Потом его вывели из школы — воины поддерживали его с обеих сторон под руки. Снаружи были привязаны четыре больших гнедых коня; воины поехали верхом, а Роб, спотыкаясь, бежал между двумя конями. Как только он падал (а это случалось три раза), один из воинов спешивался и пинал его под ребра, пока Роб не поднимался на ноги. Путь казался бесконечным, но на деле они лишь выехали за двор медресе и остановились у невзрачного кирпичного дома — здесь, как позднее узнал Роб, помещался один из низших шариатских[132] судов. Внутри стоял только деревянный стол, а за ним восседал человек с грозным взглядом, кустистыми бровями и широкой бородой. На плечи была наброшена черная накидка, чем-то походившая на кафтан Роба.
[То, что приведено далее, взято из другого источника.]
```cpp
int pm_resize_bilinear_hp_fwd(const pm_tensor* x, const pm_tensor* y, int flip_w, void* stream);
int pm_softmax_mean_update(const pm_tensor* logits, double* buffer, int counter, void* stream);
int pm_sliding_stitch(const pm_tensor* logits, const int32_t* tiles_xyxy, int ntiles, int H, int W, int flip_w, double* acc, int accumulate, void* stream);
int pm_argmax_f64(const double* buffer, int n, int h, int w, int c, int64_t* out_cls, double* out_prob , void* stream);

int pm_image_u8_to_nhwc4(const uint8_t* img_nhw3, int64_t pixels, const float* mean3, const float* std3, float* out_nhwc4, void* stream);
int pm_labels_u8_to_i64(const uint8_t* lab, int64_t n, int64_t* out, void* stream);

int pm_nchw_to_nhwc(const float* x_nchw, int c_src, const pm_tensor* y, void* stream);
int pm_nhwc_to_nchw(const pm_tensor* x, float* y_nchw, void* stream);
int pm_label_nearest(const int64_t* lab, int n, int H, int W, int64_t* out, int h, int w, void* stream);

size_t pm_upsample_ce_workspace(int n, int H, int W);
int pm_upsample_ce_fwd(const pm_tensor* logits, float inv_temp, const int64_t* labels, int H, int W, float* loss_out,
                       void* ws, size_t ws_bytes, void* stream);
size_t pm_upsample_ce_bwd_workspace(const pm_tensor* logits, int H, int W);
int pm_upsample_ce_bwd(const pm_tensor* logits, float inv_temp, const int64_t* labels, int H, int W, const float* loss_out,
                       const float* gscale, const pm_tensor* dlogits, void* ws, size_t ws_bytes, void* stream);

size_t pm_upsample_ce_field_bytes(const pm_tensor* logits, int H, int W);
int pm_upsample_ce_fwd_field(const pm_tensor* logits, float inv_temp, const int64_t* labels, int H, int W, float* loss_out, float* field,
                             void* ws , size_t ws_bytes, void* stream);
int pm_upsample_ce_bwd_field(const pm_tensor* logits , float inv_temp, int H, int W, const float* loss_out, const float* gscale,
                             const float* field, const pm_tensor* dlogits, void* stream);

size_t pm_upsample_wce_loss_floats(int n);
size_t pm_upsample_wce_workspace(int n, int H, int W);
int pm_upsample_wce_fwd(const pm_tensor* logits, float inv_temp, const int64_t* labels, int H, int W, const float* weights, int64_t weight_stride,
                        int per_image, float* loss_out, void* ws , size_t ws_bytes, void* stream);
int pm_upsample_wce_fwd_field(const pm_tensor* logits, float inv_temp, const int64_t* labels, int H, int W, const float* weights, int64_t weight_stride,
                              int per_image, float* loss_out, float* field, void* ws , size_t ws_bytes, void* stream);
int pm_upsample_wce_bwd_field(const pm_tensor* logits , float inv_temp, int H, int W, int per_image, const float* loss_out,
                              const float* gscale, const float* field, const pm_tensor* dlogits, void* stream);

size_t pm_label_class_weights_workspace(int n);
int pm_label_class_weights(const int64_t* labels, int n, int H, int W, int classes, double upper_bound, int norm, int per_batch, float* weights,
                           void* ws, size_t ws_bytes, void* stream);

size_t pm_upsample_eval_workspace(const pm_tensor* logits, int H, int W);
int pm_upsample_eval(const pm_tensor* logits, float inv_temp, const int64_t* labels, int H, int W, float* loss_out, int64_t* hist, int accumulate,
                     uint8_t* pred , void* ws, size_t ws_bytes, void* stream);

int pm_mem_read_fwd(const pm_tensor* x, const float* mem, int m, const float* gumbel_noise ,
                    const pm_tensor* qr, float* score, float* p_mem, void* stream);
size_t pm_mem_colsoftmax_workspace(int64_t rows, int m);
int pm_mem_colsoftmax(const float* score, const float* noise , int64_t rows, int m, float* p_query,
                      void* ws, size_t ws_bytes, void* stream);
size_t pm_mem_read_fwd_pq_workspace(int64_t rows, int m);
int pm_mem_read_fwd_pq(const pm_tensor* x, const float* mem, int m, const float* gumbel_noise, const float* gumbel_noise_q,
                       const pm_tensor* qr, float* score, float* p_mem, float* p_query, void* ws, size_t ws_bytes, void* stream);
size_t pm_mem_read_bwd_workspace(int64_t rows, int m, int d);
int pm_mem_read_bwd(const pm_tensor* x, const float* mem, int m, const float* p_mem, const pm_tensor* dqr,
                    const float* dscore_extra, const pm_tensor* dx, float* dmem ,
                    void* ws, size_t ws_bytes, void* stream);

size_t pm_mem_write_accum_workspace(const pm_tensor* z, int m);
int pm_mem_write_accum(const pm_tensor* z, const int64_t* labels, int H, int W, int m, int normalize,
                       float* nomden, void* ws, size_t ws_bytes, void* stream);
int pm_mem_write_accum_bwd(const pm_tensor* z, const int64_t* labels, int H, int W, int m, int normalize,
// ... 22 lines not shown
```

### pinthememory_amd/csrc/conv_igemm.hip

```cpp
#include <stdlib.h>
#include <algorithm>
#include <type_traits>
#include <vector>

#include "pm_common.h"

#include "conv_igemm_kernel.h"

namespace {

template <int ZL, bool O16 = false>
__global__ __launch_bounds__(256) void splitk_reduce_vec_kernel(const float* __restrict__ ws, int ksplit, long slab, int M, int Nn,
                                                                float* __restrict__ C, long c_pitch, const float* bias,
                                                                const float* scale, const float* shift, const float* residual,
                                                                long res_pitch, int relu, const unsigned char* res_mask) {
  constexpr int GP = 256 / ZL;
  __shared__ float4 red[ZL > 1 ? ZL : 1][GP];
  const int gl = threadIdx.x % GP, zl = threadIdx.x / GP;
  const long groups = (long)M * Nn / 4;
  for (long g0 = (long)blockIdx.x * GP; g0 < groups; g0 += (long)gridDim.x * GP) {
    const long grp = g0 + gl;
    float4 v = make_float4(0.f, 0.f, 0.f, 0.f);
    if (grp < groups)
#pragma unroll 8
// ... 160 lines not shown
  for (int i = 1; i < 16; ++i) s += sm[i][cl];
  out[c] = s;
}

template <bool O16>
__global__ __launch_bounds__(256) void dgrad_s2_interleave_kernel(const float* __restrict__ tmp, long class_stride, int valid_mask,
                                                                  float* __restrict__ dx, long xp, int N, int H, int W, int C, const float* __restrict__ add,
                                                                  long add_pitch) {
  const int c4n = C / 4;
  const long total = (long)N * H * W * c4n;
  for (long i = (long)blockIdx.x * 256 + threadIdx.x; i < total; i += (long)gridDim.x * 256) {
    const long pix = i / c4n;
    const int c = (int)(i - pix * c4n) * 4;
    const int ix = (int)(pix % W), iy = (int)((pix / W) % H), n = (int)(pix / ((long)W * H));
    const int cy = iy & 1, cx = ix & 1, cls = cy * 2 + cx;
    const int Hc = (H - cy + 1) >> 1, Wc = (W - cx + 1) >> 1;
    float4 v = make_float4(0.f, 0.f, 0.f, 0.f);
    if ((valid_mask >> cls) & 1) v = PM_LD4(tmp + cls * class_stride + ((long)(n * Hc + (iy >> 1)) * Wc + (ix >> 1)) * C + c);
    if constexpr (O16) {
      if (add) {
        const uint2 q = *reinterpret_cast<const uint2*>(reinterpret_cast<const pm_bf16*>(add) + pix * add_pitch + c);
        v.x += __uint_as_float(q.x << 16), v.y += __uint_as_float(q.x & 0xffff0000u), v.z += __uint_as_float(q.y << 16), v.w += __uint_as_float(q.y & 0xffff0000u);
      }
      *reinterpret_cast<uint2*>(reinterpret_cast<pm_bf16*>(dx) + pix * xp + c) = make_uint2(pm_pack_bf16(v.x, v.y), pm_pack_bf16(v.z, v.w));
    } else {
      if (add) {
        const float4 q = PM_LD4(add + pix * add_pitch + c);
        v.x += q.x, v.y += q.y, v.z += q.z, v.w += q.w;
      }
      PM_ST4(dx + pix * xp + c, v);
    }
  }
}

struct S2Class {
  int cy, cx, Hc, Wc, ky0, nky, ksy, kx0, nkx, ksx;
  long M;
};
inline void s2_taps(int c, int pad, int dil, int k, int& k0, int& nk, int& ks) {
  if (dil & 1) {
    k0 = (c + pad) & 1, ks = 2, nk = k0 < k ? (k - k0 + 1) / 2 : 0;
  } else {
    k0 = 0, ks = 1, nk = ((c + pad) & 1) ? 0 : k;
  }
}
inline S2Class s2_class(int cls, const pm_tensor* dx, const pm_conv_params* p) {
  S2Class c;
  c.cy = cls >> 1, c.cx = cls & 1;
  c.Hc = (dx->h - c.cy + 1) >> 1, c.Wc = (dx->w - c.cx + 1) >> 1;
  s2_taps(c.cy, p->pad, p->dil, p->kh, c.ky0, c.nky, c.ksy);
  s2_taps(c.cx, p->pad, p->dil, p->kw, c.kx0, c.nkx, c.ksx);
  c.M = (long)dx->n * c.Hc * c.Wc;
  return c;
}
int s2_interleave(const float* tmp, long class_stride, const bool* valid, const pm_tensor* dx, const pm_tensor* add, hipStream_t st, const char* what) {
  const int valid_mask = valid[0] | (valid[1] << 1) | (valid[2] << 2) | (valid[3] << 3);
  const long total = pm_pixels(dx) * (dx->c / 4);
  auto kernel = pm_is_bf16(dx) ? dgrad_s2_interleave_kernel<true> : dgrad_s2_interleave_kernel<false>;
  hipLaunchKernelGGL(kernel, dim3((int)std::min<long>((total + 255) / 256, 8192)), dim3(256), 0, st, tmp, class_stride, valid_mask, (float*)dx->ptr, (long)dx->pitch,
                     dx->n, dx->h, dx->w, dx->c, add ? (const float*)add->ptr : nullptr, add ? (long)add->pitch : 0l);
  return pm_check_launch(what);
}

struct Plan {
  int bm, bn;
  int tiles_m, tiles_n, ksplit, kper;
  size_t ws_bytes;
};

constexpr long SPLIT_MIN_K = 129;
inline bool split_k_ok(int mode, long K) { return mode == MODE_WGRAD || K >= SPLIT_MIN_K; }
Plan make_plan(int mode, long M, long Nn, long K, bool bf16 = false) {
  Plan best_p{};
  double best = 1e30;
  int bn = Nn > 64 ? 128 : ((Nn > 32 || bf16) ? 64 : 32);
  const bool big = bf16 || (pm_route.split && split_k_ok(mode, K));
  if (mode != MODE_WGRAD && !big && bn == 128) bn = 64;
  const long ksteps = (K + BK - 1) / BK;
  for (int bm = 128; bm >= 64; bm -= 64) {
    if (bm == 64 && bn < 64) continue;
    if (!big && mode != MODE_WGRAD && bn >= 64 && bm == 128) continue;
    if (bm == 64 && mode == MODE_WGRAD && M > 64) continue;
    if (bm == 128 && mode == MODE_WGRAD && M <= 64 && bn >= 64) continue;
    const int tiles_m = pm_cdiv(M, bm), tiles_n = pm_cdiv(Nn, bn);
    const long tiles = (long)tiles_m * tiles_n;
    const double unit_us = 2.0 * (bm / 128.0) * (bn / 128.0) * (bm == 64 ? 1.08 : 1.0);
    const long ks_max = std::max<long>(1, std::min<long>(ksteps / 4, 512));
    for (long ks = 1; ks <= ks_max; ++ks) {
      const long steps_per = (ksteps + ks - 1) / ks;
      if ((ksteps + steps_per - 1) / steps_per != ks) continue;
      const long blocks = tiles * ks;
      const long per_cu = (blocks + 255) / 256;
      double t = (double)per_cu * (double)(steps_per + 2) * unit_us * (per_cu == 1 ? 1.25 : 1.0);
      if (ks > 1) t += 2.0 * (double)ks * (double)M * (double)Nn * 4.0 / 3.0e6 + 6.0;
      if (t < best) {
        best = t;
        best_p.bm = bm, best_p.bn = bn, best_p.tiles_m = tiles_m, best_p.tiles_n = tiles_n;
        best_p.ksplit = (int)ks, best_p.kper = (int)(steps_per * BK);
      }
    }
  }
  best_p.ws_bytes = best_p.ksplit > 1 ? (size_t)best_p.ksplit * M * Nn * sizeof(float) : 0;
  return best_p;
}

template <int MODE, int BM, int BN, int WM, int WN, int KM, int PREC, int NST>
void launch_nst(const ConvK& k, dim3 grid, size_t smem, hipStream_t st) {
  const size_t ep_bytes = (size_t)4 * 32 * (BN / WN + 4) * sizeof(float);
  if constexpr (MODE == MODE_FWD && PREC != 1 && BN >= 64) {
    if (k.stats) {
      static pm_lds_optin optin;
      (void)optin(reinterpret_cast<const void*>(&conv_igemm_kernel<MODE, BM, BN, WM, WN, KM, PREC, NST, true>), 160 * 1024);
      hipLaunchKernelGGL((conv_igemm_kernel<MODE, BM, BN, WM, WN, KM, PREC, NST, true>), grid, dim3(256), std::max(smem / (NST == 1 ? 2 : 1), ep_bytes), st, k);
      return;
    }
  }
  static pm_lds_optin optin;
  (void)optin(reinterpret_cast<const void*>(&conv_igemm_kernel<MODE, BM, BN, WM, WN, KM, PREC, NST>), 160 * 1024);
  hipLaunchKernelGGL((conv_igemm_kernel<MODE, BM, BN, WM, WN, KM, PREC, NST>), grid, dim3(256), std::max(smem / (NST == 1 ? 2 : 1), ep_bytes), st, k);
}
constexpr int NST1_MAX_STEPS = 64;
constexpr bool has_nst1(int mode, int kmode, int bn) { return mode != MODE_WGRAD && kmode == K_FAST && bn >= 64; }
inline int lds_stages(int mode, int kmode, int bn, int kper) { return has_nst1(mode, kmode, bn) && kper <= NST1_MAX_STEPS * BK ? 1 : 2; }
template <int MODE, int BM, int BN, int WM, int WN, int KM, int PREC>
void launch_prec(const ConvK& k, dim3 grid, size_t smem, hipStream_t st) {
  if constexpr (has_nst1(MODE, KM, BN)) {
    if (lds_stages(MODE, KM, BN, k.kper) == 1) return launch_nst<MODE, BM, BN, WM, WN, KM, PREC, 1>(k, grid, smem, st);
  }
  launch_nst<MODE, BM, BN, WM, WN, KM, PREC, 2>(k, grid, smem, st);
}
template <int MODE, int BM, int BN, int WM, int WN, int KM>
void launch_inst(const ConvK& k, dim3 grid, size_t smem, hipStream_t st) {
  if constexpr (MODE == MODE_FWD && KM == K_FAST && BN >= 64) {
    if (k.prec == 2) return launch_prec<MODE, BM, BN, WM, WN, KM, 2>(k, grid, smem, st);
  }
  if constexpr (MODE == MODE_WGRAD && BN >= 64) {
    if (k.prec == 3) return launch_prec<MODE, BM, BN, WM, WN, KM, 3>(k, grid, smem, st);
    if (k.prec == 4) return launch_prec<MODE, BM, BN, WM, WN, KM, 4>(k, grid, smem, st);
  }
  if (k.prec != 0) launch_prec<MODE, BM, BN, WM, WN, KM, 1>(k, grid, smem, st);
  else launch_prec<MODE, BM, BN, WM, WN, KM, 0>(k, grid, smem, st);
}
template <int MODE, int BM, int BN, int WM, int WN>
void launch_one(const ConvK& k, dim3 grid, size_t smem, hipStream_t st) {
  if (k.kmode == K_SMALL) launch_inst<MODE, BM, BN, WM, WN, K_SMALL>(k, grid, smem, st);
  else if (k.kmode == K_FAST && MODE != MODE_WGRAD) launch_inst<MODE, BM, BN, WM, WN, (MODE != MODE_WGRAD ? K_FAST : K_MID)>(k, grid, smem, st);
  else launch_inst<MODE, BM, BN, WM, WN, K_MID>(k, grid, smem, st);
}
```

Занят он был тем, что разрезал надвое дыню.
Четверка воинов подвела Роба к столу и почтительно застыла, пока судья грязным ногтем выковыривал из дыни семечки в подставленную глиняную чашку. Затем он разрезал дыню на ломтики и не спеша съел. Когда ничего не осталось, судья вытер сперва руки, а затем и нож о свою мантию, обратил лицо к Мекке и возблагодарил Аллаха за ниспосланную пищу.
Покончив с этим, вздохнул и посмотрел на воинов.
— Это безумный еврей из Европы, который возмутил общественное спокойствие, о муфтий[133], — объяснил дело рябой воин. — Взят по жалобе хаджи Давута Хосейна, каковому он угрожал насильственными действиями.
Муфтий кивнул и выковырял из зубов застрявший там кусочек дыни. Потом взглянул на Роба:
— Ты не мусульманин, а обвиняет тебя мусульманин. Слова неверного не могут приниматься как свидетельство против правоверного. Есть ли мусульманин, который сможет выступить в твою защиту?
Роб попытался выговорить что-нибудь, но язык не повиновался, а от усилий даже подогнулись колени. Солдаты пинками заставили его распрямиться.
— Почему ты ведешь себя как собака? А, ладно. В конце концов, это неверный, не знающий наших порядков. Следовательно, он заслуживает снисхождения. Вы передадите его под надзор калантара[134], пусть посидит в каркане, — распорядился муфтий, обращаясь к воинам.